+                    rq += r_step;
+                    r_plane += r_dq, r_sub += r_dr, r_c += r_dc;
+                    if (r_sub >= rd.ipp) r_sub -= rd.ipp, ++r_plane, ++r_c;
+                    if (r_c >= rd.C) r_c -= rd.C;
+                } else {
+                    ++rq;
+                    if (++r_sub == rd.ipp) {
+                        r_sub = 0, ++r_plane;
+                        if (++r_c == rd.C) r_c = 0;
+                    }
                 }
             }
+        } else if (m == 6) {
+            if constexpr (RV2) r_table(j, r_cs[s][j]);
         } else {
             const int e = m - 2;
-            r_y[j][e] = bn_bwd_apply_one<true, true>(r_y[j][e], r_z[j][e], r_t[j][0], r_t[j][1], r_t[j][2], r_t[j][3], r_t[j][4], r_t[j][5], r_t[j][6]);
-            if (m == 5) __builtin_amdgcn_raw_buffer_store_b128(__builtin_bit_cast(i32x4, r_y[j]), srd_ro, r_vo[j], r_so[j], 0);
+            r_y[s][j][e] = bn_bwd_apply_one<true, true>(r_y[s][j][e], r_z[s][j][e], r_t[j][0], r_t[j][1], r_t[j][2], r_t[j][3], r_t[j][4],
+                                                        r_t[j][5], r_t[j][6]);
+            if (m == 5) __builtin_amdgcn_raw_buffer_store_b128(__builtin_bit_cast(i32x4, r_y[s][j]), srd_ro, r_vo[s][j], RV2 ? 0 : r_so[j], 0);
         }
     };
+    if constexpr (RV2) {
+#pragma unroll
+        for (int j = 0; j < RN; ++j) r_micro(j, 0, 0), r_micro(j, 1, 0);
+    }
     (void)r_micro;
     WW_STAMP(1);
     WACC_ZERO_ALL();
@@ -362,10 +399,10 @@
             WACC_MMA_9(A0[9], B0[9]); b_micro(4, 1, 1, B1, xb0); WACC_FENCE();
             WACC_MMA_10(A0[10], B0[10]); b_micro(5, 1, 1, B1, xb0); WACC_FENCE();
             WACC_MMA_11(A0[11], B0[11]); b_micro(6, 1, 1, B1, xb0); WACC_FENCE();
-            WACC_MMA_12(A0[12], B0[12]); if constexpr (RI > 0) r_micro(0, 0); WACC_FENCE();
-            WACC_MMA_13(A0[13], B0[13]); if constexpr (RI > 0) r_micro(0, 1); WACC_FENCE();
-            WACC_MMA_14(A0[14], B0[14]); if constexpr (RI > 1) r_micro(1, 0); WACC_FENCE();
-            WACC_MMA_15(A0[15], B0[15]); if constexpr (RI > 1) r_micro(1, 1); WACC_FENCE();
+            WACC_MMA_12(A0[12], B0[12]); if constexpr (RN > 0) r_micro(0, 0, 1); WACC_FENCE();
+            WACC_MMA_13(A0[13], B0[13]); if constexpr (RN > 0) r_micro(0, 1, 1), r_micro(0, 6, 0); WACC_FENCE();
+            WACC_MMA_14(A0[14], B0[14]); if constexpr (RN > 1) r_micro(1, 0, 1); WACC_FENCE();
+            WACC_MMA_15(A0[15], B0[15]); if constexpr (RN > 1) r_micro(1, 1, 1), r_micro(1, 6, 0); WACC_FENCE();
             WACC_MMA_0(A1[0], B1[0]); b_micro(0, 2, 0, B0, xb0); g_load_s(0); WACC_FENCE();
             WACC_MMA_1(A1[1], B1[1]); b_micro(1, 2, 0, B0, xb0); g_load_s(1); WACC_FENCE();
             WACC_MMA_2(A1[2], B1[2]); t_micro(4, 2, A0, B0, xb0); g_load_s(2); WACC_FENCE();
@@ -426,10 +463,10 @@
             WACC_MMA_9(A0[9], B0[9]); b_micro(4, 5, 1, B1, xb0); WACC_FENCE();
             WACC_MMA_10(A0[10], B0[10]); b_micro(5, 5, 1, B1, xb0); WACC_FENCE();
             WACC_MMA_11(A0[11], B0[11]); b_micro(6, 5, 1, B1, xb0); WACC_FENCE();
-            WACC_MMA_12(A0[12], B0[12]); if constexpr (RI > 0) r_micro(0, 2); WACC_FENCE();
-            WACC_MMA_13(A0[13], B0[13]); if constexpr (RI > 0) r_micro(0, 3); WACC_FENCE();
-            WACC_MMA_14(A0[14], B0[14]); if constexpr (RI > 0) r_micro(0, 4); WACC_FENCE();
-            WACC_MMA_15(A0[15], B0[15]); if constexpr (RI > 0) r_micro(0, 5); WACC_FENCE();
+            WACC_MMA_12(A0[12], B0[12]); if constexpr (RN > 0) r_micro(0, 2, 0); WACC_FENCE();
+            WACC_MMA_13(A0[13], B0[13]); if constexpr (RN > 0) r_micro(0, 3, 0); WACC_FENCE();
+            WACC_MMA_14(A0[14], B0[14]); if constexpr (RN > 0) r_micro(0, 4, 0); WACC_FENCE();
+            WACC_MMA_15(A0[15], B0[15]); if constexpr (RN > 0) r_micro(0, 5, 0); WACC_FENCE();
             WACC_MMA_0(A1[0], B1[0]); b_micro(0, 6, 0, B0, xb0); WACC_FENCE();
             WACC_MMA_1(A1[1], B1[1]); b_micro(1, 6, 0, B0, xb0); WACC_FENCE();
             WACC_MMA_2(A1[2], B1[2]); t_micro(4, 6, A0, B0, xb0); WACC_FENCE();
@@ -442,10 +479,10 @@
             WACC_MMA_9(A1[9], B1[9]); b_micro(4, 6, 0, B0, xb0); WACC_FENCE();
             WACC_MMA_10(A1[10], B1[10]); b_micro(5, 6, 0, B0, xb0); WACC_FENCE();
             WACC_MMA_11(A1[11], B1[11]); b_micro(6, 6, 0, B0, xb0); WACC_FENCE();
-            WACC_MMA_12(A1[12], B1[12]); if constexpr (RI > 1) r_micro(1, 2); WACC_FENCE();
-            WACC_MMA_13(A1[13], B1[13]); if constexpr (RI > 1) r_micro(1, 3); WACC_FENCE();
-            WACC_MMA_14(A1[14], B1[14]); if constexpr (RI > 1) r_micro(1, 4); WACC_FENCE();
-            WACC_MMA_15(A1[15], B1[15]); if constexpr (RI > 1) r_micro(1, 5); WACC_FENCE();
+            WACC_MMA_12(A1[12], B1[12]); if constexpr (RN > 1) r_micro(1, 2, 0); WACC_FENCE();
+            WACC_MMA_13(A1[13], B1[13]); if constexpr (RN > 1) r_micro(1, 3, 0); WACC_FENCE();
+            WACC_MMA_14(A1[14], B1[14]); if constexpr (RN > 1) r_micro(1, 4, 0); WACC_FENCE();
+            WACC_MMA_15(A1[15], B1[15]); if constexpr (RN > 1) r_micro(1, 5, 0); WACC_FENCE();
             WACC_MMA_0(A0[0], B0[0]); w_store_s(0, xb1); w_store_s(1, xb1); w_store_s(2, xb1); w_store_s(3, xb1); WACC_FENCE();
             WACC_MMA_1(A0[1], B0[1]); w_store_s(4, xb1); w_store_s(5, xb1); w_store_s(6, xb1); w_store_s(7, xb1); WACC_FENCE();
             WACC_MMA_2(A0[2], B0[2]); w_store_s(8, xb1); w_store_s(9, xb1); w_store_s(10, xb1); w_store_s(11, xb1); WACC_FENCE();
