__global__ __launch_bounds__(256) void lap_ref_step_kernel(lap_storage_desc st, const int32_t *plan, int rows, int n,
                                                           long long *kk, int par, long long *k_dev,
                                                           const int32_t *strata, int capacity, const float *state,
                                                           const float *action, const float *next_state,
                                                           const float *reward, const uint8_t *done,
                                                           float action_scale, const uint8_t *table,
                                                           uint8_t *active, int32_t *count,
                                                           const int32_t *counts_table, double *score) {
    const long long k = kk[par];
    const long long k1 = k + 1 < rows ? k + 1 : rows - 1;
    const int e = blockIdx.x * 4 + (threadIdx.x >> 6), lane = threadIdx.x & 63;
    if (blockIdx.x == 0 && threadIdx.x == 0) {
        kk[par ^ 1] = k1;
        if (k_dev) *k_dev = k1;
        if (count) *count = counts_table[k1];
    }
    if (e >= n) return;
    const int slot = k < rows ? plan[(size_t)k * n + e] : -1;
    if (slot >= 0) {
        const long r = (long)strata[e] * (capacity + 1) + slot;
        const int sd = st.state_dim, ad = st.action_dim;
        for (int q = lane; q < sd; q += 64) {
            st.state[r * sd + q] = state[(long)e * sd + q];
            st.next_state[r * sd + q] = next_state[(long)e * sd + q];
        }
        for (int q = lane; q < ad; q += 64) st.action[r * ad + q] = action[(long)e * ad + q] / action_scale;
        if (lane == 0) {
            st.reward[r] = reward[e];
            st.not_done[r] = 1.0f - (done[e] ? 1.0f : 0.0f);
        }
    }
    if (lane == 0) {
        if (score) score[e] += active[e] ? (double)reward[e] : 0.0;
        active[e] = table[(size_t)k1 * n + e];
    }
}

__global__ __launch_bounds__(256) void lap_ref_commit_leaves_kernel(const int32_t *plan, long long entries, int n,
                                                                    const int32_t *strata, float *tree, int cap,
                                                                    const float *maxp) {
    const long long i = (long long)blockIdx.x * blockDim.x + threadIdx.x;
    if (i >= entries) return;
    const int slot = plan[i];
    if (slot < 0) return;
    stratum_tree(tree, strata[i % n], cap)[cap + slot] = *maxp;
}

__global__ __launch_bounds__(UPD_THREADS) void lap_ref_commit_tree_kernel(float *tree, int cap, int levels,
                                                                          int capacity, const long long *ref,
                                                                          long long total, int E) {
    const long long ptr0 = ref[0], count0 = ref[1];
    if (total <= 0) return;
    const long long last = mult_below(count0 + total - 1, E) - mult_below(count0, E);
    propagate_span(stratum_tree(tree, blockIdx.x, cap), cap, levels, capacity, (int)ptr0,
                   (int)min(last + 1, (long long)capacity));
}

__global__ void lap_ref_commit_ref_kernel(long long *ref, long long total, int E, int capacity, int32_t *ring_size) {
    const long long ptr0 = ref[0], count0 = ref[1], size0 = ref[2];
    const long long adv = mult_below(count0 + total, E) - mult_below(count0, E);
    const long long size = min(size0 + adv, (long long)capacity);
    for (int s = 0; s < E; ++s) ring_size[s] = (int32_t)size;
    ref[0] = (ptr0 + adv) % capacity;
    ref[1] = count0 + total;
    ref[2] = size;
}

constexpr int GATHER_DRAWS = 16;
__global__ __launch_bounds__(256) void lap_gather_kernel(lap_storage_desc st, int capacity, const int32_t *idx,
                                                         int batch, int total, float *o_state, float *o_action,
                                                         float *o_next, float *o_reward, float *o_not_done) {
    const int sd = st.state_dim, ad = st.action_dim;
    const bool v4 = (sd & 3) == 0 && ((reinterpret_cast<uintptr_t>(st.state) | reinterpret_cast<uintptr_t>(st.next_state) |
                                       reinterpret_cast<uintptr_t>(o_state) | reinterpret_cast<uintptr_t>(o_next)) & 15) == 0;
    const int sv = v4 ? sd / 4 : sd, per = 2 * sv + ad + 2;
    const int d0 = blockIdx.x * GATHER_DRAWS;
    const int nd = min(GATHER_DRAWS, total - d0);
    const int items = nd * per;
    constexpr int GU = 4;
    for (int it0 = threadIdx.x; it0 < items; it0 += GU * 256) {
        float4 v[GU];
        float *dst[GU];
        bool wide[GU];
#pragma unroll
        for (int u = 0; u < GU; ++u) {
            const int it = it0 + u * 256;
            dst[u] = nullptr;
            wide[u] = false;
            if (it >= items) continue;
            const int q = it / per, c = it - q * per;
            const long d = d0 + q;
            const long row = (long)(d / batch) * (capacity + 1) + idx[d];
            if (c < 2 * sv) {
                const bool nx = c >= sv;
                const int e = nx ? c - sv : c;
                const float *src = (nx ? st.next_state : st.state) + row * sd;
                float *o = (nx ? o_next : o_state) + d * sd;
                if (v4) {
                    v[u] = ld4(src + 4 * e);
                    dst[u] = o + 4 * e;
                    wide[u] = true;
                } else {
                    v[u].x = src[e];
                    dst[u] = o + e;
                }
            } else if (c < 2 * sv + ad) {
                const int e = c - 2 * sv;
                v[u].x = st.action[row * ad + e];
                dst[u] = o_action + d * ad + e;
            } else if (c == 2 * sv + ad) {
                v[u].x = st.reward[row];
                dst[u] = o_reward + d;
            } else {
                v[u].x = st.not_done[row];
                dst[u] = o_not_done + d;
            }
        }
#pragma unroll
        for (int u = 0; u < GU; ++u) {
            if (!dst[u]) continue;
            if (wide[u]) st4(dst[u], v[u]);
            else *dst[u] = v[u].x;
        }
    }
}

struct TdPrio {
    const float *td;
    float alpha, minp;
    float *out;
};

__global__ __launch_bounds__(UPD_THREADS) void lap_update_sample_kernel(float *tree, float *maxp, int cap, int levels,
                                                                        int capacity, const int32_t *idx_in,
                                                                        const float *prio, int batch,
                                                                        const int32_t *size, lap_storage_desc st,
                                                                        SampleRng rng, int32_t *idx_out,
                                                                        float *o_state, float *o_action, float *o_next,
                                                                        float *o_reward, float *o_not_done,
                                                                        TdPrio tp, bool gather) {
    const int s = blockIdx.x;
    float *T = stratum_tree(tree, s, cap);
    const int32_t *I = idx_in + (size_t)s * batch;
    const float *P = prio + (size_t)s * batch;
    __shared__ float red[UPD_THREADS / 64];
    __shared__ int32_t li[UPD_THREADS];
    __shared__ float top[TOPN_US];
    __shared__ int32_t pick[UPD_THREADS];
    const unsigned long long call = *rng.counter;
    float mx = 0.0f;
    for (int b0 = 0; b0 < batch; b0 += UPD_THREADS) {
        const int nb = min(UPD_THREADS, batch - b0);
        __syncthreads();
        if ((int)threadIdx.x < nb) li[threadIdx.x] = I[b0 + threadIdx.x];
        __syncthreads();
        const int b = b0 + threadIdx.x;
        if (b < batch) {
            const int me = li[threadIdx.x];
            bool last = true;
            for (int k = threadIdx.x + 1; k < nb; ++k) last &= (li[k] != me);
            for (int b2 = b0 + nb; b2 < batch; ++b2) last &= (I[b2] != me);
            float pb;
            if (tp.td) {
                const long d = (long)s * batch + b;
                pb = powf(fmaxf(fmaxf(tp.td[2 * d], tp.td[2 * d + 1]), tp.minp), tp.alpha);
                if (tp.out) tp.out[d] = pb;
            } else {
                pb = P[b];
            }
            if (last) T[cap + me] = pb;
            mx = fmaxf(mx, pb);
        }
    }
    for (int o = 32; o > 0; o >>= 1) mx = fmaxf(mx, __shfl_xor(mx, o, 64));
    if ((threadIdx.x & 63) == 0) red[threadIdx.x >> 6] = mx;
    const bool staged = propagate_top<TOPN_US>(T, cap, levels, I, batch, top);
    if (threadIdx.x == 0) {
        for (int w = 1; w < (int)(blockDim.x >> 6); ++w) mx = fmaxf(mx, red[w]);
        atomicMax(reinterpret_cast<int *>(maxp), __float_as_int(mx));
    }
    const int lim = staged ? min(TOPN_US, 2 * cap) : 0;
    auto node_at = [&](int node) { return node < lim ? top[node] : T[node]; };
    const int sz = size[s];
    const float tot = prefix_sum(node_at, cap, levels, sz);
    for (int b = threadIdx.x; b < batch; b += UPD_THREADS) {
        const int d = s * batch + b;
        uint32_t r[4];
        philox_block(rng.seed, rng.tag, call, (uint32_t)d, r);
        float val = u01_open_hi(r[0]) * tot;
        int node = 1, lv = 0;
        for (; lv < levels && 2 * node + 1 < lim; ++lv) {
            const float left = top[2 * node], right = top[2 * node + 1];
            if (val <= left || right <= 0.0f) {
                node = 2 * node;
            } else {
                val -= left;
                node = 2 * node + 1;
            }
        }
        node = descend_from([T](int n) { return T[n]; }, val, node, lv, levels);
        int i = node - cap;
        if (i >= sz) i = sz > 0 ? sz - 1 : 0;
        idx_out[d] = i;
        if (b < UPD_THREADS) pick[b] = i;
    }
    __syncthreads();
    if (!gather) {
        if (threadIdx.x == 0 && atomicAdd(rng.ticket, 1u) == gridDim.x - 1) {
            *rng.counter = call + 1ull;
            *rng.ticket = 0u;
        }
        return;
    }
    const int sd = st.state_dim, ad = st.action_dim;
    const bool v4 = (sd & 3) == 0 && ((reinterpret_cast<uintptr_t>(st.state) | reinterpret_cast<uintptr_t>(st.next_state) |
                                       reinterpret_cast<uintptr_t>(o_state) | reinterpret_cast<uintptr_t>(o_next)) & 15) == 0;
    const int sv = v4 ? sd / 4 : sd, per = 2 * sv + ad + 2;
    const int items = min(batch, UPD_THREADS) * per;
    constexpr int GU = 8;
    for (int it0 = threadIdx.x; it0 < items; it0 += GU * UPD_THREADS) {
        float4 v[GU];
        float *dst[GU];
        bool wide[GU];
#pragma unroll
        for (int u = 0; u < GU; ++u) {
            const int it = it0 + u * UPD_THREADS;
            dst[u] = nullptr;
            wide[u] = false;
            if (it >= items) continue;
            const int b = it / per, c = it - b * per;
            const long d = (long)s * batch + b;
            const long row = (long)s * (capacity + 1) + pick[b];
            if (c < 2 * sv) {
                const bool nx = c >= sv;
                const int e = nx ? c - sv : c;
                const float *src = (nx ? st.next_state : st.state) + row * sd;
                float *o = (nx ? o_next : o_state) + d * sd;
                if (v4) {
                    v[u] = ld4(src + 4 * e);
                    dst[u] = o + 4 * e;
                    wide[u] = true;
                } else {
                    v[u].x = src[e];
                    dst[u] = o + e;
                }
            } else if (c < 2 * sv + ad) {
                const int e = c - 2 * sv;
                v[u].x = st.action[row * ad + e];
                dst[u] = o_action + d * ad + e;
            } else if (c == 2 * sv + ad) {
                v[u].x = st.reward[row];
                dst[u] = o_reward + d;
            } else {
                v[u].x = st.not_done[row];
                dst[u] = o_not_done + d;
            }
        }
#pragma unroll
        for (int u = 0; u < GU; ++u) {
            if (!dst[u]) continue;
            if (wide[u]) st4(dst[u], v[u]);
            else *dst[u] = v[u].x;
        }
    }
    __syncthreads();
    if (threadIdx.x == 0) {
        if (atomicAdd(rng.ticket, 1u) == gridDim.x - 1) {
            *rng.counter = call + 1ull;
            *rng.ticket = 0u;
        }
    }
}
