# audeering/opensmile

Hardware: AMD Instinct MI355X
Metric: MFCC frames/sec (16kHz, 25ms/10ms) (higher is better)
Workload: dtype f32

## Files before the change

### opensmile_amd/csrc/lld_mfcc512.hip

```cpp
#include <hip/hip_runtime.h>
#include "kernel_timing.hpp"
#include "phase_timing.hpp"
#include "wave_lifetimes.hpp"

#include <algorithm>
#include <cmath>
#include <cstdio>
#include <cstdlib>
#include <cstring>
#include <type_traits>
#include <vector>

#include "lld_device.hpp"
#include "lld_launch.hpp"
#include "lld_params.hpp"
#include "tables.hpp"

namespace smilehip {

namespace {

constexpr int kWavesPerBlock = 8;
constexpr int kTileFrames = 32;
constexpr int kTB2Row = 65;
constexpr int kTB2Floats = 2 * (15 * kTB2Row + 3 * 16 + 16);
constexpr int kLmelFloats = 68;
constexpr int kOctetFloats = 12;
constexpr int kPbFloats = 448;
constexpr int kWaveFloats = 2080;

static_assert(kWaveFloats >= kTB2Floats && kWaveFloats >= 4 * (kLmelFloats + kPbFloats) && kWaveFloats % 4 == 0, "per-wave LDS region");
static_assert(kPbFloats % 64 == 0 && kPbFloats >= 33 * kOctetFloats, "power buffer");
static_assert(kLmelFloats >= 64 && kLmelFloats % 4 == 0 && (kLmelFloats / 4) % 2 == 1,
              "band vectors: room for the PLP vectors at +32 and +48, 16-byte aligned, neighbouring groups on different bank quads");

constexpr float C1 = 0.92387953251128673848f;
constexpr float S1 = 0.38268343236508978178f;
constexpr float R2 = 0.70710678118654752440f;

__device__ __forceinline__ void wave_lds_fence() {
  __builtin_amdgcn_fence(__ATOMIC_ACQ_REL, "wavefront");
  __builtin_amdgcn_wave_barrier();
}

__host__ __device__ constexpr int pb_pos(int k) { return k + (kOctetFloats - 8) * (k >> 3); }

__device__ __forceinline__ void dft4(float &r0, float &i0, float &r1, float &i1, float &r2, float &i2,
                                     float &r3, float &i3) {
  const float t0r = r0 + r2, t0i = i0 + i2;
  const float t1r = r0 - r2, t1i = i0 - i2;
  const float t2r = r1 + r3, t2i = i1 + i3;
  const float t3r = r1 - r3, t3i = i1 - i3;
  r0 = t0r + t2r; i0 = t0i + t2i;
  r2 = t0r - t2r; i2 = t0i - t2i;
  r1 = t1r + t3i; i1 = t1i - t3r;
  r3 = t1r - t3i; i3 = t1i + t3r;
}

__device__ __forceinline__ void cmul(float &r, float &i, float c, float s) {
  const float nr = fmaf(r, c, -i * s);
  const float ni = fmaf(r, s, i * c);
  r = nr; i = ni;
}
__device__ __forceinline__ void cmul_ns(float &r, float &i, float c, float s, float ns) {
  const float nr = fmaf(r, c, i * ns);
  const float ni = fmaf(r, s, i * c);
  r = nr; i = ni;
}

struct Dft16K {
  float c1, s1, r2, nc1, ns1, nr2;
  __device__ __forceinline__ Dft16K() : c1(C1), s1(S1), r2(R2), nc1(-C1), ns1(-S1), nr2(-R2) {
    asm volatile("" : "+s"(c1), "+s"(s1), "+s"(r2), "+s"(nc1), "+s"(ns1), "+s"(nr2));
  }
};

__device__ __forceinline__ void dft16_first(float (&re)[16], float (&im)[16], int m0) {
  dft4(re[m0], im[m0], re[m0 + 4], im[m0 + 4], re[m0 + 8], im[m0 + 8], re[m0 + 12], im[m0 + 12]);
}
__device__ __forceinline__ void dft16_twiddles(float (&re)[16], float (&im)[16], const Dft16K &K) {
  cmul_ns(re[1 + 4], im[1 + 4], K.c1, K.ns1, K.s1);
  { const float a = re[1 + 8], b = im[1 + 8]; re[1 + 8] = K.r2 * (a + b); im[1 + 8] = K.r2 * (b - a); }
  cmul_ns(re[1 + 12], im[1 + 12], K.s1, K.nc1, K.c1);
  { const float a = re[2 + 4], b = im[2 + 4]; re[2 + 4] = K.r2 * (a + b); im[2 + 4] = K.r2 * (b - a); }
  { const float a = re[2 + 8], b = im[2 + 8]; re[2 + 8] = b; im[2 + 8] = -a; }
  { const float a = re[2 + 12], b = im[2 + 12]; re[2 + 12] = K.r2 * (b - a); im[2 + 12] = K.nr2 * (a + b); }
  cmul_ns(re[3 + 4], im[3 + 4], K.s1, K.nc1, K.c1);
  { const float a = re[3 + 8], b = im[3 + 8]; re[3 + 8] = K.r2 * (b - a); im[3 + 8] = K.nr2 * (a + b); }
  cmul_ns(re[3 + 12], im[3 + 12], K.nc1, K.s1, K.ns1);
}
__device__ __forceinline__ void dft16_last(float (&re)[16], float (&im)[16], int q) {
  dft4(re[4 * q], im[4 * q], re[4 * q + 1], im[4 * q + 1], re[4 * q + 2], im[4 * q + 2], re[4 * q + 3], im[4 * q + 3]);
}
__device__ __forceinline__ void dft16_rename(float (&re)[16], float (&im)[16]) {
  float tr[16], ti[16];
#pragma unroll
  for (int q = 0; q < 4; ++q)
#pragma unroll
    for (int p = 0; p < 4; ++p) { tr[q + 4 * p] = re[4 * q + p]; ti[q + 4 * p] = im[4 * q + p]; }
#pragma unroll
  for (int k = 0; k < 16; ++k) { re[k] = tr[k]; im[k] = ti[k]; }
}
__device__ __forceinline__ void dft16(float (&re)[16], float (&im)[16], const Dft16K &K) {
#pragma unroll
  for (int m0 = 0; m0 < 4; ++m0) dft16_first(re, im, m0);
  dft16_twiddles(re, im, K);
#pragma unroll
  for (int q = 0; q < 4; ++q) dft16_last(re, im, q);
  dft16_rename(re, im);
}
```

=-=-=

In which lines of the material above does the string "slot" occur? Copy them all.

    const int slot = k < rows ? plan[(size_t)k * n + e] : -1;
    if (slot >= 0) {
        const long r = (long)strata[e] * (capacity + 1) + slot;
    const int slot = plan[i];
    if (slot < 0) return;
    stratum_tree(tree, strata[i % n], cap)[cap + slot] = *maxp;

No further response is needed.